A report by CRD titled; Hold Disco to Account has shown that relocated families in Rusununguko and Singleton in Mvuma are facing hardships owing to a lack of potable water, untilled land, cracking floors and walls of houses poorly constructed by Disco, among other issues.

Despite the complaints from the villagers to the company, no action has been taken, raising an outcry. The Chinese have also been underfire for failing to fulfil their promise to uplift surrounding communities through undertaking local enterprise development.

CRD director James Mupfumi said the problem has been stemming from the government’s failure to disclose Disco’s contract.

“It is strange that a project is declared to be in the national interest when it is opaque to the extent that even Parliament cannot carry out oversight.

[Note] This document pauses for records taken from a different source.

template <int BM, int BN, int WM, int WN, int NS, int MODE, bool SUB = false, bool AFF = false>
__global__ __launch_bounds__(64 * WM * WN) void k_igemm(const IgArgs a) {
  constexpr bool BWD = (MODE == IG_BWD), PRO = (MODE == IG_PRO);
  static_assert(!PRO || NS == 2 || NS == 3, "the in-LDS prologue pass is written for the 2- and 3-stage rings");
  constexpr bool PRO3 = PRO && NS == 3;
  constexpr int NWC = WM * WN;
  constexpr int T = 64 * NWC;
  constexpr int TS = T;
  constexpr int TE = T;
  constexpr int WR = BM / WM, WC = BN / WN;
  constexpr int JM = WR / 16, NI = WC / 16;
  constexpr int XB = PF_IG_XB;
  constexpr int ACH = 4 * XB, AROW = 64 * XB;
  constexpr int AS = BM * ACH / TS, BS = BN * 8 / TS;
  constexpr int A_BYTES = BM * AROW, B_BYTES = BN * 128, STAGE = A_BYTES + B_BYTES;
  constexpr int CS_LD = BN + 8, CS_LD_B = BN + 8;
  constexpr int VPR = BN / 8, RPP = TE / VPR, NP = BM / RPP;
  static_assert(AS >= 1 && BS >= 1 && NP >= 1, "tile too small for the block");
  constexpr int LPS = AS + BS;
  extern __shared__ __attribute__((aligned(16))) unsigned char smem[];
  bf16_t* Cs = reinterpret_cast<bf16_t*>(smem);
  float* red = reinterpret_cast<float*>(smem);
  constexpr int RING_B = NS * STAGE, CT_B = BM * CS_LD_B * 2;
  float* bpl = reinterpret_cast<float*>(smem + (RING_B > CT_B ? RING_B : CT_B));
  float* ssl = bpl;

  const int tid = threadIdx.x, lane = tid & 63;
  const int wave = __builtin_amdgcn_readfirstlane(tid >> 6);
  const int swave = wave;
  const int cwave = wave % NWC;
  const int wm = cwave / WN, wn = cwave % WN;
  const int l15 = lane & 15, q = lane >> 4;
  const int srow = (swave * 64 + lane) >> 3;
  const int schunk = (lane & 7) ^ ((lane >> 3) & 7);
  const int srowA = (XB == 2) ? srow : ((swave * 64 + lane) >> 2);
  const int schunkA = (XB == 2) ? schunk : ((lane & 3) ^ ((lane >> 4) & 3));

  const int xcd = blockIdx.x & 7, L = blockIdx.x >> 3;
  const int g = xcd + 8 * (L / a.tiles_n), tn = L % a.tiles_n;
  const int n0 = tn * BN;
  const int cch = a.C >> 6;
  const int taps = a.th * a.tw;
  const int nk = taps * cch;
  const int64_t wrow = (int64_t)(SUB ? a.w_taps_full : taps) * a.C;
  const int hw_o = a.Ho * a.Wo;

  if (BWD) {
    for (int i = tid; i < 4 * BN; i += T) {
      const int qq = i / BN, c = n0 + (i - qq * BN);
      float v = 0.f;
      if (c < a.N) v = (qq < 2) ? a.bss[qq * a.N + c] : a.bmi[(qq - 2) * a.N + c];
      bpl[i] = v;
    }
  }

  float st_s[8], st_q[8], st_mn[8], st_mx[8];
#pragma unroll
  for (int j = 0; j < 8; ++j) { st_s[j] = 0.f; st_q[j] = 0.f; st_mn[j] = INFINITY; st_mx[j] = -INFINITY; }
  const int wvec = tid % VPR, wrw = tid / VPR;
  const bf16_t* __restrict__ side = BWD ? a.bx : nullptr;
  Pro pro;
  pro_init(pro, a.act_lo, a.act_hi, a.kq, PRO ? a.slot : nullptr);
  if (PRO3) {
    for (int i = tid; i < 2 * a.C; i += T) ssl[i] = (i < a.C) ? pro_fold_scale(pro, a.ss[i]) : pro_fold_shift(pro, a.ss[i]);
    __syncthreads();
  }

  const pf_rsrc_t rsX = PF_MAKE_RSRC(a.X, a.x_bytes);
  const pf_rsrc_t rsW = PF_MAKE_RSRC(a.W, a.w_bytes);
  constexpr uint32_t OOB = 0x80000000u;
  uint32_t boff[BS];
#pragma unroll
  for (int i = 0; i < BS; ++i) {
    const int n = n0 + i * (TS / 8) + srow;
    boff[i] = (n < a.N) ? (uint32_t)(((int64_t)n * wrow + schunk * 8) * 2) : OOB;
  }

  const bool pointwise = a.th == 1 && a.tw == 1 && a.stride == 1 && a.pad_h == 0 && a.pad_w == 0 && a.Ho == a.H && a.Wo == a.Wd;
  constexpr bool XPRE = !BWD && NS == 3 && 2 * STAGE >= BM * CS_LD_B * 2;
  constexpr int RB0 = XPRE ? 2 : 0;
  uint32_t pbase[AS], pmask[AS];
  int s_r = 0, s_s = 0, s_cc = 0, s_ks = 0, s_tap = 0;
  auto setup_tile = [&](int m0) {
#pragma unroll
    for (int i = 0; i < AS; ++i) {
      const int m = m0 + i * (TS / ACH) + srowA;
      pbase[i] = 0; pmask[i] = 0;
      if (pointwise) {
        if (m < a.M) { pbase[i] = (uint32_t)(m * a.C + schunkA * (16 / XB)) * (uint32_t)XB; pmask[i] = 1u; }
      } else if (m < a.M) {
        const int img = m / hw_o, rem = m - img * hw_o;
        const int ho = rem / a.Wo, wo = rem - ho * a.Wo;
        const int h0 = ho * a.stride - a.pad_h, w0 = wo * a.stride - a.pad_w;
        pbase[i] = (uint32_t)(((img * a.H + h0) * a.Wd + w0) * a.C + schunkA * (16 / XB)) * (uint32_t)XB;
        uint32_t mk = 0;
        for (int r = 0; r < a.th; ++r)
          for (int sx = 0; sx < a.tw; ++sx)
            if ((unsigned)(h0 + r) < (unsigned)a.H && (unsigned)(w0 + sx) < (unsigned)a.Wd) mk |= 1u << (r * a.tw + sx);
        pmask[i] = mk;
      }
    }
    s_r = 0; s_s = 0; s_cc = 0; s_ks = 0; s_tap = 0;
  };
  auto stage = [&](int buf) {
    unsigned char* As = smem + buf * STAGE;
    unsigned char* Bs = As + A_BYTES;
    const uint32_t tapoff = (uint32_t)(((s_r * a.Wd + s_s) * a.C + s_cc * 64) * XB);
#if !PF_IG_NO_DMA
#pragma unroll
    for (int i = 0; i < AS; ++i) {
      const uint32_t voff = ((pmask[i] >> s_tap) & 1u) ? (pbase[i] + tapoff) : OOB;
      PF_BUFFER_LOAD_LDS16(rsX, As + (i * (TS / ACH) + swave * (64 / ACH)) * AROW, voff, 0);
    }
    uint32_t woff = (uint32_t)(s_ks * 128);
    if constexpr (SUB) woff = (uint32_t)((((a.w_r0 + s_r * a.w_rs) * a.w_S + a.w_s0 + s_s * a.w_ss) * a.C + s_cc * 64) * 2);
#pragma unroll
    for (int i = 0; i < BS; ++i)
      PF_BUFFER_LOAD_LDS16(rsW, Bs + (i * (TS / 8) + swave * 8) * 128, boff[i], woff);
#else
    (void)As; (void)Bs; (void)tapoff;
#endif
    ++s_ks;
    if (++s_cc == cch) { s_cc = 0; ++s_tap; if (++s_s == a.tw) { s_s = 0; ++s_r; } }
  };
  bool pre = false;
#ifdef PF_IG_TIMING
  uint32_t tmk[16];
  int tm_tile = -1;
#pragma unroll
  for (int k = 0; k < 16; ++k) tmk[k] = 0;
#endif
  for (int tm = g; tm < a.tiles_m; tm += a.G) {
    const int m0 = tm * BM;
#ifdef PF_IG_TIMING
    ++tm_tile;
#endif
    PF_IG_STAMP(0);
    if (!pre) setup_tile(m0);

    f32x4 acc[NI][JM];
#pragma unroll
    for (int i = 0; i < NI; ++i)
#pragma unroll
      for (int j = 0; j < JM; ++j) acc[i][j] = (f32x4){0.f, 0.f, 0.f, 0.f};
    uint2 rr[NI][JM];
    const bool has_r = !BWD && a.R != nullptr;
    constexpr bool RPRE = BM * BN <= 128 * 256;
    auto load_residual = [&]() {
#pragma unroll
      for (int j = 0; j < JM; ++j) {
        const int m = m0 + wm * WR + j * 16 + l15;
#pragma unroll
        for (int i = 0; i < NI; ++i) {
          const int n = n0 + wn * WC + i * 16 + q * 4;
          rr[i][j] = make_uint2(0, 0);
          if (m < a.M && n < a.N) rr[i][j] = *reinterpret_cast<const uint2*>(a.R + (int64_t)m * a.N + n);
        }
      }
    };
    auto add_residual = [&](auto& c) {
#pragma unroll
      for (int j = 0; j < JM; ++j)
#pragma unroll
        for (int i = 0; i < NI; ++i) {
          c[i][j][0] += __uint_as_float(rr[i][j].x << 16); c[i][j][1] += __uint_as_float(rr[i][j].x & 0xFFFF0000u);
          c[i][j][2] += __uint_as_float(rr[i][j].y << 16); c[i][j][3] += __uint_as_float(rr[i][j].y & 0xFFFF0000u);
        }
    };

    int ibuf = RB0;
    float4 ps0 = make_float4(0, 0, 0, 0), ps1 = ps0, ph0 = ps0, ph1 = ps0;
    auto fetch_ss = [&](int cc) {
      const float* p = a.ss + cc * 64 + schunk * 8;
      ps0 = *reinterpret_cast<const float4*>(p); ps1 = *reinterpret_cast<const float4*>(p + 4);
      ph0 = *reinterpret_cast<const float4*>(p + a.C); ph1 = *reinterpret_cast<const float4*>(p + a.C + 4);
    };
    auto transform3 = [&](int buf, int cc, int i0, int i1) {
      const uint32_t pss = lds_addr(ssl + cc * 64 + schunk * 8);
      float4 s0, s1, h0, h1;
      if (i1 - i0 == 1 || i1 - i0 == 2) {
        const uint32_t pd = lds_addr(smem + buf * STAGE + srow * 128 + (lane & 7) * 16) + (uint32_t)(i0 * (TS / 8) * 128);
        uint4 v0, v1 = make_uint4(0, 0, 0, 0);
        if (i1 - i0 == 1) lds_read_b128x4_1(pss, pss + (uint32_t)a.C * 4u, pd, s0, s1, h0, h1, v0);
        else lds_read_b128x4_2(pss, pss + (uint32_t)a.C * 4u, pd, pd + (TS / 8) * 128, s0, s1, h0, h1, v0, v1);
        pro.sc[0] = s0.x; pro.sc[1] = s0.y; pro.sc[2] = s0.z; pro.sc[3] = s0.w;
        pro.sc[4] = s1.x; pro.sc[5] = s1.y; pro.sc[6] = s1.z; pro.sc[7] = s1.w;
        pro.sh[0] = h0.x; pro.sh[1] = h0.y; pro.sh[2] = h0.z; pro.sh[3] = h0.w;
        pro.sh[4] = h1.x; pro.sh[5] = h1.y; pro.sh[6] = h1.z; pro.sh[7] = h1.w;
        lds_write_b128(pd, pro_apply(pro, v0));
        if (i1 - i0 == 2) lds_write_b128(pd + (TS / 8) * 128, pro_apply(pro, v1));
        return;
      }
      lds_read_b128x4(pss, pss + (uint32_t)a.C * 4u, s0, s1, h0, h1);
      pro.sc[0] = s0.x; pro.sc[1] = s0.y; pro.sc[2] = s0.z; pro.sc[3] = s0.w;
      pro.sc[4] = s1.x; pro.sc[5] = s1.y; pro.sc[6] = s1.z; pro.sc[7] = s1.w;
      pro.sh[0] = h0.x; pro.sh[1] = h0.y; pro.sh[2] = h0.z; pro.sh[3] = h0.w;
      pro.sh[4] = h1.x; pro.sh[5] = h1.y; pro.sh[6] = h1.z; pro.sh[7] = h1.w;
      const uint32_t pv = lds_addr(smem + buf * STAGE + srow * 128 + (lane & 7) * 16);
      static_assert(!PRO3 || AS == 1 || AS == 2 || AS == 4 || AS == 8, "vector count per lane");
#pragma unroll
      for (int i = 0; i < AS; i += 2) {
        if (i >= i0 && i < i1) {
          if (i + 1 < i1) {
            uint4 v0, v1;
            lds_read_b128x2(pv + i * (TS / 8) * 128, pv + (i + 1) * (TS / 8) * 128, v0, v1);
            lds_write_b128(pv + i * (TS / 8) * 128, pro_apply(pro, v0));
            lds_write_b128(pv + (i + 1) * (TS / 8) * 128, pro_apply(pro, v1));
          } else {
            lds_write_b128(pv + i * (TS / 8) * 128, pro_apply(pro, lds_read_b128(pv + i * (TS / 8) * 128)));
          }
        } else if (i + 1 >= i0 && i + 1 < i1) {
          lds_write_b128(pv + (i + 1) * (TS / 8) * 128, pro_apply(pro, lds_read_b128(pv + (i + 1) * (TS / 8) * 128)));
        }
      }
    };
    auto transform = [&](int buf) {
      const float rs[8] = {ps0.x, ps0.y, ps0.z, ps0.w, ps1.x, ps1.y, ps1.z, ps1.w};
      const float rh[8] = {ph0.x, ph0.y, ph0.z, ph0.w, ph1.x, ph1.y, ph1.z, ph1.w};
#pragma unroll
      for (int j = 0; j < 8; ++j) { pro.sc[j] = pro_fold_scale(pro, rs[j]); pro.sh[j] = pro_fold_shift(pro, rh[j]); }
      unsigned char* As = smem + buf * STAGE;
#pragma unroll
      for (int i = 0; i < AS; ++i) {
        uint4* p = reinterpret_cast<uint4*>(As + (i * (TS / 8) + srow) * 128 + (lane & 7) * 16);
        *p = pro_apply(pro, *p);
      }
    };
    {
#pragma unroll
    for (int d = 0; d < NS - 1; ++d)
      if (d < nk) {
        if (d > 0 || !pre) {
          if (PRO && !PRO3) fetch_ss(s_cc);
          stage(ibuf);
        }
        ibuf = (ibuf + 1 == NS) ? 0 : ibuf + 1;
      }
    PF_IG_STAMP(1);
    if (nk >= NS - 1) wait_vm<(NS - 2) * LPS>(); else wait_vm<0>();
// ... 22 lines not shown
#pragma unroll
      for (int kk = 0; kk < 2; ++kk) {
        const int coff = (((kk * 4 + q) ^ (l15 & 7)) << 4);
        bf16x8 wf[NI], xf[JM];
#if PF_IG_ABLATE != 1
#if PF_IG_FAKE_FRAGS
#pragma unroll
        for (int i = 0; i < NI; ++i) { uint4 u = make_uint4(lane, i, kk, 0x3f803f80u); asm volatile("" : "+v"(u.x)); wf[i] = *reinterpret_cast<const bf16x8*>(&u); }
#pragma unroll
        for (int j = 0; j < JM; ++j) { uint4 u = make_uint4(lane, j, kk, 0x3f803f80u); asm volatile("" : "+v"(u.x)); xf[j] = *reinterpret_cast<const bf16x8*>(&u); }
        (void)coff;
#else
#pragma unroll
        for (int i = 0; i < NI; ++i)
          wf[i] = *reinterpret_cast<const bf16x8*>(Bs + (wn * WC + i * 16 + l15) * 128 + coff);
#ifdef PF_IG_CODES
        const int coffA = ((((kk * 2 + (q >> 1)) ^ ((l15 >> 2) & 3)) << 4) + (q & 1) * 8);
#pragma unroll
        for (int j = 0; j < JM; ++j)
          xf[j] = ig_codes_to_bf16x8(*reinterpret_cast<const uint2*>(As + (wm * WR + j * 16 + l15) * AROW + coffA));
#else
#pragma unroll
        for (int j = 0; j < JM; ++j)
          xf[j] = *reinterpret_cast<const bf16x8*>(As + (wm * WR + j * 16 + l15) * 128 + coff);
#endif
#endif
#pragma unroll
        for (int i = 0; i < NI; ++i)
#pragma unroll
          for (int j = 0; j < JM; ++j)
            acc[i][j] = __builtin_amdgcn_mfma_f32_16x16x32_bf16(wf[i], xf[j], acc[i][j], 0, 0, 0);
        if constexpr (NI == 4 && JM == 4 && PRO3) {
          __builtin_amdgcn_sched_group_barrier(0x100, NI + JM, 0);
          __builtin_amdgcn_sched_group_barrier(0x008, NI * JM, 0);
        }
        if constexpr ((NI == 4 || NI == 2) && JM == 4 && !PRO3) {
          if (kk == 1) {
            __builtin_amdgcn_sched_group_barrier(0x100, NI + JM, 0);
#pragma unroll
            for (int i = 0; i < NI + JM; ++i) {
              __builtin_amdgcn_sched_group_barrier(0x008, (NI * JM) / (NI + JM), 0);
              __builtin_amdgcn_sched_group_barrier(0x100, 1, 0);
            }
            __builtin_amdgcn_sched_group_barrier(0x008, NI * JM - (NI + JM) * ((NI * JM) / (NI + JM)) + NI * JM, 0);
          }
        }
#else
        (void)coff; (void)wf; (void)xf;
#endif
        if (tnext) transform3(cbuf, ks + 1, kk * (AS / 2), (kk == 1) ? AS : (AS / 2));
      }
      if (!PRO3) {
        if (more) wait_vm<(NS - 2) * LPS>(); else wait_vm<0>();
      }
      if (PRO && !PRO3 && more) transform(tbuf);
      asm volatile("s_waitcnt lgkmcnt(0)" ::: "memory");
      __builtin_amdgcn_s_barrier();
      __builtin_amdgcn_sched_barrier(0);
#ifdef PF_IG_TIMING
      if (ks < 4) PF_IG_STAMP(4 + ks);
      if (ks == nk - 1) PF_IG_STAMP(8);
#endif
    }
    }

The food security issue is the greatest challenge because the land tenure system vests powers over land and minerals in the President,” Mupfumi told The NewsHawks.

“So what people lose first when a mining licence is issued opaquely is farming land. People on communal and agricultural land live on farming and the flagrant awarding of mining contracts by government without the consent of local people and, worse still, alternative livelihoods and compensation, is torturous and a crime against humanity. The solution lies in the government amending the Communal Lands Act and the Mines and Minerals Act to ensure local authorities and traditional leaders have autonomy over their resources.

“In the interim,  government has a constitutional obligation to ensure that the rights of citizens to land, shelter, food, health, education, dignity and environmental protection are guaranteed by coming up with a relocation and compensation framework that ensures those rights are protected in communities facing threats of displacement. Mining operations must conform to human rights principles enshrined in our constitution.”